Polyspecificity reagent (PSR) binding assay

Monoclonal antibodies were screened for reactivity with preparations of solubilized membrane proteins (SMP) and cytosolic proteins (SCP) as described previously with a small modification35. In brief, SMP and SCP were extracted from CHO cells (ATCC). The protein concentration was determined using the Dc-protein assay kit (BioRad). SMP and SCP were then immobilized on ELISA plates for monoclonal antibody screening. The results were established by reading the absorbance at 450 nm of the examined samples.

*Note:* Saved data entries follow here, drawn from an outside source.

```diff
@@ -414,6 +426,7 @@
   a.l_pad = line_pad(c, a.l_nstride);
   a.l_zrows = skip;
   a.post = post_of(c, o);
+  if (a.lex && lex_hot_scope(c, a)) a.lex = 2;
   return a;
 }
 
```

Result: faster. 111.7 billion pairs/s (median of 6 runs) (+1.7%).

Single autoantigen reactivity

Single-antigen ELISAs for SSA/Ro, SS-B/La, Sm, ribonucleoprotein (RNP), Jo-1, double-stranded DNA, centromere B, and histones were purchased from Aesku Diagnostics. The 96 wells were separately coated with these eight cellular and nuclear antigens for the qualitative detection of monoclonal antibody reactivity. A cut-off calibrator was provided by the manufacturer. The negative control was diluted human serum.

Data availability

Gene sequences of the reported antibodies have been deposited in GenBank under accession numbers MF167436MF167455. Source Data for Figs 1, 2, 3 and Extended Data Figs 2, 5, 8 are provided with the online version of the paper. Other data are available on request from the corresponding authors.